As disorder erupts with increasing frequency around the world, it is easy to feel relief at the current stability in Greece. The State Department, through leaks and newspaper feelers during the past several weeks, has apparently decided that the military junta is moving toward the restoration of constitutional government. Therefore, according to "State Department officials," the Administration is considering relaxing restrictions on military aid to Greece.
The aid limitations which were imposed shortly after the coup last April 21 were never more than a token sign of displeasure but the current trend toward complete restoration of favor is an even more disheartening sign. Greece and its military rulers depend heavily upon military assistance from the U.S., which has supplied $1.3 billion in such aid since 1950. In recent years, it has been about $80 million annually.
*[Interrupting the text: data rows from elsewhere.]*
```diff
 __device__ __forceinline__ void direct_mvn_slices(const KParams& p, int pblock, int chunk, int n_chunks) {
-    __shared__ double s_other[256];
-    __shared__ int s_slot[256];
+    static_assert((NS == 2 || NS == 4) && NS * SW <= DP, "two or four waves to a row share");
+    constexpr int H = 4 / NS;
+    constexpr int PB = 128 * H;
+    __shared__ double s_other[(NS - 1) * PB];
+    __shared__ int s_slot[PB];
     constexpr int kNoSlot = -1;
     const int lane = threadIdx.x & 63, wave = __builtin_amdgcn_readfirstlane(threadIdx.x >> 6);
-    const int s = wave >> 1, h = wave & 1;
+    const int s = wave / H, h = wave % H;
     const int n_prop = p.n_groups * p.n_act;
     const int t0 = h * 128 + lane, t1 = t0 + 64;
-    double m0[16], m1[16];
+    double m0[SW], m1[SW];
     {
-        const bool ok0 = pblock * 256 + t0 < n_prop, ok1 = pblock * 256 + t1 < n_prop;
-        const int slot0 = ok0 ? slot_of(p, pblock * 256 + t0) : 0, slot1 = ok1 ? slot_of(p, pblock * 256 + t1) : 0;
+        const bool ok0 = pblock * PB + t0 < n_prop, ok1 = pblock * PB + t1 < n_prop;
+        const int slot0 = ok0 ? slot_of(p, pblock * PB + t0) : 0, slot1 = ok1 ? slot_of(p, pblock * PB + t1) : 0;
         if (s == 0) {
             s_slot[t0] = ok0 ? slot0 : kNoSlot;
             s_slot[t1] = ok1 ? slot1 : kNoSlot;
         }
-        const double *mrow0 = p.Ypad + (size_t)slot0 * p.dpad + 16 * s, *mrow1 = p.Ypad + (size_t)slot1 * p.dpad + 16 * s;
-#pragma unroll
-        for (int k = 0; k < 16; ++k) {
-            m0[k] = (ok0 && 16 * s + k < p.d) ? mrow0[k] : 0.0;
-            m1[k] = (ok1 && 16 * s + k < p.d) ? mrow1[k] : 0.0;
+        const double *mrow0 = p.Ypad + (size_t)slot0 * p.dpad + SW * s, *mrow1 = p.Ypad + (size_t)slot1 * p.dpad + SW * s;
+#pragma unroll
+        for (int k = 0; k < SW; ++k) {
+            m0[k] = (ok0 && SW * s + k < p.d) ? mrow0[k] : 0.0;
+            m1[k] = (ok1 && SW * s + k < p.d) ? mrow1[k] : 0.0;
         }
     }
     const long long per = (p.N + n_chunks - 1) / n_chunks;
@@ -1853,35 +1906,43 @@
     const int n = (int)(i1 - i0);
     double a0[2] = {0.0, 0.0}, a1[2] = {0.0, 0.0};
     if (n > 0) {
-        const double* z = p.data + i0 * 32 + 16 * s;
-        zs16 alo, ahi, blo, bhi;
-        zslice_ask(alo, ahi, z);
-        for (int left = n; left >= 2; left -= 2, z += 64) {
-            zslice_wait(alo, ahi);
-            zslice_ask(blo, bhi, z + 32);
-            zslice_fma(alo, ahi, m0, m1, a0, a1);
-            zslice_wait(blo, bhi);
-            zslice_ask(alo, ahi, left > 2 ? z + 64 : z + 32);
-            zslice_fma(blo, bhi, m0, m1, a0, a1);
-        }
-        zslice_wait(alo, ahi);
-        if (n & 1) zslice_fma(alo, ahi, m0, m1, a0, a1);
+        const double* z = p.data + i0 * DP + SW * s;
+        zslice<SW> a, b;
+        zslice_ask(a, z);
+        for (int left = n; left >= 2; left -= 2, z += 2 * DP) {
+            zslice_wait(a);
+            zslice_ask(b, z + DP);
+            zslice_fma(a, m0, m1, a0, a1);
+            zslice_wait(b);
+            zslice_ask(a, left > 2 ? z + 2 * DP : z + DP);
+            zslice_fma(b, m0, m1, a0, a1);
+        }
+        zslice_wait(a);
+        if (n & 1) zslice_fma(a, m0, m1, a0, a1);
     }
     const double sum0 = a0[0] + a0[1], sum1 = a1[0] + a1[1];
-    if (s == 1) {
-        s_other[t0] = sum0;
-        s_other[t1] = sum1;
+    if (NS == 2 ? s == 1 : s != 0) {
+        s_other[(s - 1) * PB + t0] = sum0;
+        s_other[(s - 1) * PB + t1] = sum1;
     }
     __syncthreads();
     if (s == 0) {
         double* part = p.partial + (size_t)chunk * p.P;
         const int slot0 = s_slot[t0], slot1 = s_slot[t1];
-        if (slot0 != kNoSlot) part[slot0] = sum0 + s_other[t0];
-        if (slot1 != kNoSlot) part[slot1] = sum1 + s_other[t1];
-    }
-}
-
-template <int DP>
+        double r0 = sum0 + s_other[t0], r1 = sum1 + s_other[t1];
+#pragma unroll
+        for (int o = 1; o < NS - 1; ++o) {
+            r0 += s_other[o * PB + t0];
+            r1 += s_other[o * PB + t1];
+        }
+        if (slot0 != kNoSlot) part[slot0] = r0;
+        if (slot1 != kNoSlot) part[slot1] = r1;
+    }
+}
+
+constexpr int direct_slices(int DP, int ) { return DP == 32 ? 2 : DP == 64 ? 4 : 0; }
+constexpr int direct_block_props(int DP, int W) { return direct_slices(DP, W) == 4 ? 128 : 256; }
+template <int DP, int W>
 __global__ __launch_bounds__(256) void k_direct_mvn(KParams p, int n_chunks, unsigned long long* __restrict__ clk) {
     int pblock = blockIdx.x, chunk = blockIdx.y;
     if ((n_chunks & 7) == 0) {
@@ -1889,8 +1950,9 @@
         chunk = (int)((j / gridDim.x) * 8u + xcd);
         pblock = (int)(j % gridDim.x);
     }
-    if constexpr (DP == 32)
-        direct_mvn_slices(p, pblock, chunk, n_chunks);
+    constexpr int NS = direct_slices(DP, W);
+    if constexpr (NS != 0)
+        direct_mvn_slices<DP, NS, W / NS>(p, pblock, chunk, n_chunks);
     else
         direct_mvn_rows<DP>(p, pblock, chunk, n_chunks);
     if (clk) {
@@ -1905,7 +1967,13 @@
         }
     }
 }
-#define DEMC_DIRECT_INSTANCES(X) X(8) X(16) X(32) X(64)
+#define DEMC_DIRECT_INSTANCES(X) X(8, 8) X(16, 16) X(32, 20) X(32, 24) X(32, 28) X(32, 32) X(64, 40) X(64, 48) X(64, 56) X(64, 64)
+constexpr int direct_width(int DP, int d) {
+    const int step = DP == 32 ? 4 : DP == 64 ? 8 : 0;
+    if (step == 0) return DP;
+    const int w = (d + step - 1) / step * step;
+    return w < DP / 2 + step ? DP / 2 + step : w;
+}
 
 #ifndef DEMC_DEVICE_HELPERS_ONLY
 __global__ __launch_bounds__(256) void k_obs_loglike(KParams p, int n_chunks) {
```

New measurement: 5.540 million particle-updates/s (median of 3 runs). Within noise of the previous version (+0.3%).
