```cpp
int fp_gemm_fp8(const void* A, int lda, const void* W, int ldw, int M, int N, int K, int M_valid, const float* bias,
                const float* col_scale, void* out, int ldo, int epilogue, float out_scale, fp_stream_t stream);
int fp_gemm_split(const void* A, int lda, const void* W, int ldw, int M, int N, int K, int M_valid, const float* bias, const float* gamma,
                  void* out, int ldo, int epilogue, float acc_scale, float out_scale, fp_stream_t stream);
int fp_attention_split(const void* qkv, int ld_qkv, void* out, int ld_out, int B, int n_tok, int dim, int heads, float in_scale, float out_scale,
                       int out_dtype, fp_stream_t stream);
int fp_layernorm_scaled(const float* x, int ld_x, const float* weight, const float* bias, float eps, void* out, int ld_out, int out_dtype, float out_scale,
                        int dim, int out_rows, fp_stream_t stream);
int fp_quantize_fp8(const void* in, int in_dtype, int64_t n, float scale, void* out, fp_stream_t stream);
int fp_gemm_f32(const float* A, int lda, const float* W, int ldw, int M, int N, int K, const float* bias,
                const float* gamma, float* out, int ldo, int epilogue, fp_stream_t stream);
#define FP_ATTN_VARIANT(v) ((v) << 8)
int fp_attention(const void* qkv, int ld_qkv, void* out, int ld_out, int B, int n_tok,
                 int dim, int heads, int dtype, fp_stream_t stream);
int fp_convert_f32_to_bf16(const float* in, void* out, int64_t n, fp_stream_t stream);

enum { FP_WARP_LINEAR = 0, FP_WARP_NEAREST = 1 };
int fp_warp_crops(const void* src, int n_src, int src_h, int src_w, int channels, int mode, const int32_t* src_index,
                  const double* params, int batch, int out_h, int out_w, int depth_check, void* out, float* map_out,
                  fp_stream_t stream);

// ... 79 lines not shown
```

Baseline: 1161 detections/s.

## Enable 320/352-row GEMM tiles for bias and GELU epilogues with late LN stats

```diff
diff --git a/foundpose_amd/_lib.py b/foundpose_amd/_lib.py
--- a/foundpose_amd/_lib.py
+++ b/foundpose_amd/_lib.py
@@ -65,6 +65,7 @@
     "fp_gemm_bf16": [vp, i32, vp, i32, i32, i32, i32, i32, vp, vp, vp, i32, i32, vp],
     "fp_gemm_bf16_ln": [vp, i32, vp, i32, i32, i32, i32, i32, vp, vp, i32, i32, vp, vp, vp, i32, vp, vp],
     "fp_gemm_resid_tile_rows": [i32, i32, i32],
+    "fp_gemm_wide_tile_rows": [i32, i32, i32, i32, i32],
     "fp_ln_finalize": [vp, i32, i32, i32, i32, f32, vp, vp],
     "fp_gemm_fp8": [vp, i32, vp, i32, i32, i32, i32, i32, vp, vp, vp, i32, i32, f32, vp],
     "fp_quantize_fp8": [vp, i32, i64, f32, vp, vp],
diff --git a/foundpose_amd/csrc/api.cpp b/foundpose_amd/csrc/api.cpp
--- a/foundpose_amd/csrc/api.cpp
+++ b/foundpose_amd/csrc/api.cpp
@@ -261,7 +261,8 @@
   const int tile = (epilogue >> 8) & 0xfff;
   const bool f16 = (epilogue >> 21) & 1;
   epilogue &= 0xff;
-  FP_REQUIRE(tile == 0 || tile == 64 || tile == 128 || tile == 256 || tile == 320, "fp_gemm_bf16: bad tile override %d", tile);
+  FP_REQUIRE(tile == 0 || tile == 64 || tile == 128 || tile == 256 || tile == 320 || (tile == 352 && (epilogue == GEMM_EPI_BIAS_BF16 || epilogue == GEMM_EPI_GELU_BF16)),
+             "fp_gemm_bf16: bad tile override %d (352 rows: epilogues 0 and 1)", tile);
 
   FP_REQUIRE(epilogue == GEMM_EPI_BIAS_BF16 || epilogue == GEMM_EPI_GELU_BF16 || epilogue == GEMM_EPI_LS_RESID_F32 ||
                  epilogue == GEMM_EPI_BIAS_F32 || epilogue == GEMM_EPI_SWIGLU_BF16,
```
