# wonjune-kang/llm-speech-summarization

Measured on AMD Instinct MI355X. Metric: generated tokens/s of end-to-end generate_audio_response steps (encode + prefill + 256-token greedy decode), HuBERT-large -> Llama-3.2-3B; audio-sec/s reported beside it, encoder stage alone and in the pipeline, higher is better.
Workload: dtype bf16

## Files before the change

include/speechllm.h:

```cpp
#ifndef SPEECHLLM_H
#define SPEECHLLM_H

#include <stddef.h>
#include <stdint.h>

#ifdef __cplusplus
extern "C" {
#endif

typedef void* sl_stream;

enum sl_dtype { SL_F32 = 0, SL_BF16 = 1, SL_F16 = 2 };
enum sl_status {
  SL_OK = 0,
  SL_ERR_ARG = -1,
  SL_ERR_LAUNCH = -2,
  SL_ERR_UNSUPPORTED = -3
};
enum sl_act { SL_ACT_NONE = 0, SL_ACT_GELU = 1, SL_ACT_SILU_MUL = 2, SL_ACT_ROPE_KV = 3 };
enum sl_w_layout { SL_W_ROWMAJOR = 0, SL_W_PACKED = 1 };
#define SL_W_PACKED_E4M3 2
#define SL_W_PACKED_MXFP4 4

const char* sl_last_error(void);
// ... 22 lines not shown

size_t sl_w4_image_bytes(int32_t N, int32_t K);
int sl_pack_weight_mxfp4(const void* src, int64_t ld_src, void* dst, int32_t N, int32_t K, int32_t dtype, sl_stream stream);
int sl_pack_weight_mxfp4_host(const void* src, int64_t ld_src, void* dst, int32_t N, int32_t K, int32_t dtype);
int32_t sl_w4_max_rows(void);

size_t sl_mx_weight_image_bytes(int32_t N, int32_t K);
int sl_pack_weight_mx(const void* src, int64_t ld_src, void* dst, int32_t N, int32_t K, int32_t dtype, sl_stream stream);
int sl_pack_weight_mx_host(const void* src, int64_t ld_src, void* dst, int32_t N, int32_t K, int32_t dtype);
int sl_mxfp8_quantize_rows(const void* x, int64_t ldx, void* q, void* scales, int64_t M, int32_t K, int32_t dtype, sl_stream stream);
int sl_mxfp8_quantize_rows_host(const void* x, int64_t ldx, void* q, void* scales, int64_t M, int32_t K, int32_t dtype);
typedef struct {
  const void* Aq; int64_t lda; const void* a_scales;
  const void* W;
  void* C; int64_t ldc;
  const void* residual; int64_t ldr;
  int32_t M, N, K;
  int32_t dtype, act, out_f32;
} sl_gemm_mx_args;
int sl_gemm_mx(const sl_gemm_mx_args* a, sl_stream stream);

typedef struct {
  int32_t fuse_rms; float rms_eps;
  const float* rope_cos; const float* rope_sin;
  const int32_t* tok_pos; const int32_t* tok_seq;
  void* k_cache; void* v_cache;
  int32_t n_heads, n_kv_heads, max_ctx, reserved;
  void* split_ws; size_t split_ws_bytes;
  const float* rstd_in; float* rstd_out;
  void* norm_out; const void* norm_gain;
} sl_gemm_fused;
size_t sl_gemm_split_workspace_bytes(int32_t M, int32_t N, int32_t K, int32_t dtype);
int32_t sl_gemm_split_count(int32_t M, int32_t N, int32_t K, int32_t dtype);
int sl_gemm_fused_decode(const sl_gemm_args* a, const sl_gemm_fused* fx, sl_stream stream);
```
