diff --git a/betty_amd/csrc/bhg_step.hip b/betty_amd/csrc/bhg_step.hip
--- /dev/null
+++ b/betty_amd/csrc/bhg_step.hip
@@ -0,0 +1,160 @@
+#include "bhg_common.hpp"
+#include "bhg_mwn_dev.hpp"
+#include "bhg_step.hpp"
+
+namespace bhg {
+
+int64_t g_step_launches = 0;
+
+namespace {
+
+using f32x4 = __attribute__((ext_vector_type(4))) float;
+__device__ __forceinline__ float4 ld16(const float* __restrict__ p) {
+  const f32x4 v = *reinterpret_cast<const f32x4*>(p);
+  return make_float4(v.x, v.y, v.z, v.w);
+}
+__device__ __forceinline__ float fz_mul(float a, float b) { return __fmul_rn(a, b); }
+__device__ __forceinline__ float fz_add(float a, float b) { return __fadd_rn(a, b); }
+constexpr int kSmallC = kStepMaxClasses;
+enum : int { HEAD_JVP = 0, HEAD_COEFF = 1, HEAD_LOGITS = 2 };
+struct HeadFuse {
+  const float* part;
+  int splits, slab;
+  const float* bias;
+  const float* mask;
+  float* rh_out;
+  const float* addend;
+};
+
+template <int JMAX>
+__device__ __forceinline__ void head_logits_row(const int b_row, const int rows, const float* h, const float* W, const float* cb,
+                                                float* rd, const int K, const int C, const int B, const int64_t* labels, float* aux) {
+  constexpr bool HAS_RH = false, FUSED = false, PF = false;
+  constexpr int mode = HEAD_LOGITS;
+  const float* const Rh = nullptr;
+  const float* const V = W;
+  const float* const prob = nullptr;
+  const float* const sd = nullptr;
+  const float* const delta_top = nullptr;
+  const float* const mask_prev = nullptr;
+  float* const rd_prev = nullptr;
+  float* const rd_prev_p = nullptr;
+  double* const partT1 = nullptr;
+  double* const partT2h = nullptr;
+  float* const rz_out = nullptr;
+  double* const rzx_acc = nullptr;
+  const int rzx_first = 0;
+  const HeadFuse fz{};
+  const float* const lazy_addend2 = nullptr;
+  const float lazy_beta = 0.f;
+  (void)Rh; (void)prob; (void)sd; (void)delta_top; (void)mask_prev; (void)rd_prev; (void)rd_prev_p; (void)partT1; (void)partT2h;
+  (void)rz_out; (void)rzx_acc; (void)rzx_first; (void)lazy_addend2; (void)lazy_beta; (void)rows;
+#define BHG_HEAD_B b_row
+#define BHG_HEAD_ROWS rows
+#define BHG_HEAD_LAZY 1
+#include "mlp/head_body.inc"
+#undef BHG_HEAD_B
+#undef BHG_HEAD_ROWS
+#undef BHG_HEAD_LAZY
+}
+
+template <int JMAX>
+__global__ __launch_bounds__(256) void k_step_tail(const StepTailArgs a) {
+  extern __shared__ __attribute__((aligned(16))) float step_dyn[];
+  __shared__ float sdt[kSmallC];
+  const int b = blockIdx.x, t = threadIdx.x;
+  const int K = a.K, C = a.C;
+  const bool live = b < a.B;
+  if (live) mwn_stage_params(step_dyn, a.w1, a.b1, a.w2, a.H);
+  head_logits_row<JMAX>(b, a.rows, a.h, a.W, a.bias, a.prob, K, C, a.B, a.labels, a.ce);
+  if (!live) {
+    if (t < C) a.dtop[(int64_t)b * C + t] = 0.f;
+    for (int n = 4 * t; n < K; n += 1024) {
+      const float4 z = make_float4(0.f, 0.f, 0.f, 0.f);
+      *reinterpret_cast<float4*>(a.dprev + (int64_t)b * K + n) = z;
+      if (a.dprev_p) *reinterpret_cast<float4*>(a.dprev_p + ((int64_t)(n >> 4) * a.rows + b) * 16 + (n & 15)) = z;
+    }
+    return;
+  }
+  __syncthreads();
+  const float v = mwn_weight(step_dyn, a.H, a.ce[b], a.b2[0]);
+  const float sdv = v / (float)a.B;
+  if (t == 0) {
+    if (a.s) a.s[b] = v;
+    a.sd[b] = sdv;
+  }
+  if (t < C) {
+    const float d = sdv * (a.prob[(int64_t)b * C + t] - ((int)a.labels[b] == t ? 1.f : 0.f));
+    a.dtop[(int64_t)b * C + t] = d;
+    sdt[t] = d;
+  }
+  __syncthreads();
+  for (int n = 4 * t; n < K; n += 1024) {
+    const float4 m = *reinterpret_cast<const float4*>(a.mask + (int64_t)b * K + n);
+    float4 acc = make_float4(0.f, 0.f, 0.f, 0.f);
+#pragma unroll 4
+    for (int c = 0; c < C; ++c) {
+      const float r = sdt[c];
+      const float4 w = *reinterpret_cast<const float4*>(a.W + (int64_t)c * K + n);
+      acc.x += r * w.x; acc.y += r * w.y; acc.z += r * w.z; acc.w += r * w.w;
+    }
+    acc.x *= m.x; acc.y *= m.y; acc.z *= m.z; acc.w *= m.w;
+    *reinterpret_cast<float4*>(a.dprev + (int64_t)b * K + n) = acc;
+    if (a.dprev_p) *reinterpret_cast<float4*>(a.dprev_p + ((int64_t)(n >> 4) * a.rows + b) * 16 + (n & 15)) = acc;
+  }
+}
+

Ever since the coup overthrew the constitutional government shortly before the Greek national election campaign was to begin, the State Department has refused to apply pressure forcefully or openly for a restoration. The junta, with complete control of the Greek news media, has led both the literate urbanites and the rural people to believe that the U.S. was--and remains--solidly behind the junta. No matter what Secretary McNamara or Ambassador Phillips Talbot may tell the Greek diplomats in private, it comes back to the Greek citizenry in only one way: "approval."
The U.S. did quietly withhold some flashy weapons, such as tanks and guns. But minor hardware and spare parts are the crucial materials which must be withheld in order to pressure the regime into calling elections. Opponents of a serious cutoff (Talbot is among them) offer three basic arguments; it could weaken the Greek defense, and hence, NATO; it could lead to civil war; and it is unnecessary since the junta is already moving to wards a new constitution.
The first argument overestimates the importance of the Greek army in the NATO structure, as well as the long-term effect of a provisionary cut-off. It neglects the fact that the Common Market and NATO countries violently disapprove of the coup. The EEC may no wrefuse to allow membership to Greece, and the Investment Bank has already withheld $72 million of the $125 million planned for Greece. Such political isolation of Greece can in no way strengthen the alliance. And the hostility of Cyprus' President Makarios has damaged U.S. influence there.
The contention that the fall of the junta might lead to civil war is partially valid--it might. But to strengthen the present dictatorship with military aid in the name of stability would be morally unjustified and would also lead to a more bitter reaction from the people. The political polarization would be far greater than in 1965, when a large majority of the electorate bitterly opposed the King after he had dismissed Prime Minister George Papandreou.
The role King Constantine has so far played in Greek politics makes the third argument--that the regime is gradually aiming towards a constitutional restoration--hopelessly optimistic. During the two years before the coup, with the army at his command, he refused to allow elections in Greece. He cooperated with the right-wing in setting up a series of puppet governments. When the constitution prevented him from postponing elections any longer, he appointed his rightist minority as the caretaker government to run the elections. Still, the Papandreou liberal Center Union Party was clearly bound to win. Constantine's (and Talbot's) opposition to the Papanodreou Party tacitly invited a coup.
As for the military colonels themselves, they continue to exhibit fascist-like authoritarianism, puritanism, extrfeme nationalism, and anti-intellectualism. Their obsession with mini-skirts, beards, independent prelates, actresses, and song-writers indicates an inability to face serious economic and administrative problems Their announcement to the effect that an expert committee will draw up a constitution provides no assurances that anything like a democratic government will be restored; their own actions provide even less assurance. It is the responsibility of the U.S., as the perennial Greek army builder, to quit buttressing the colonels and withhold aid until the present regime agrees to constitutional guarantees.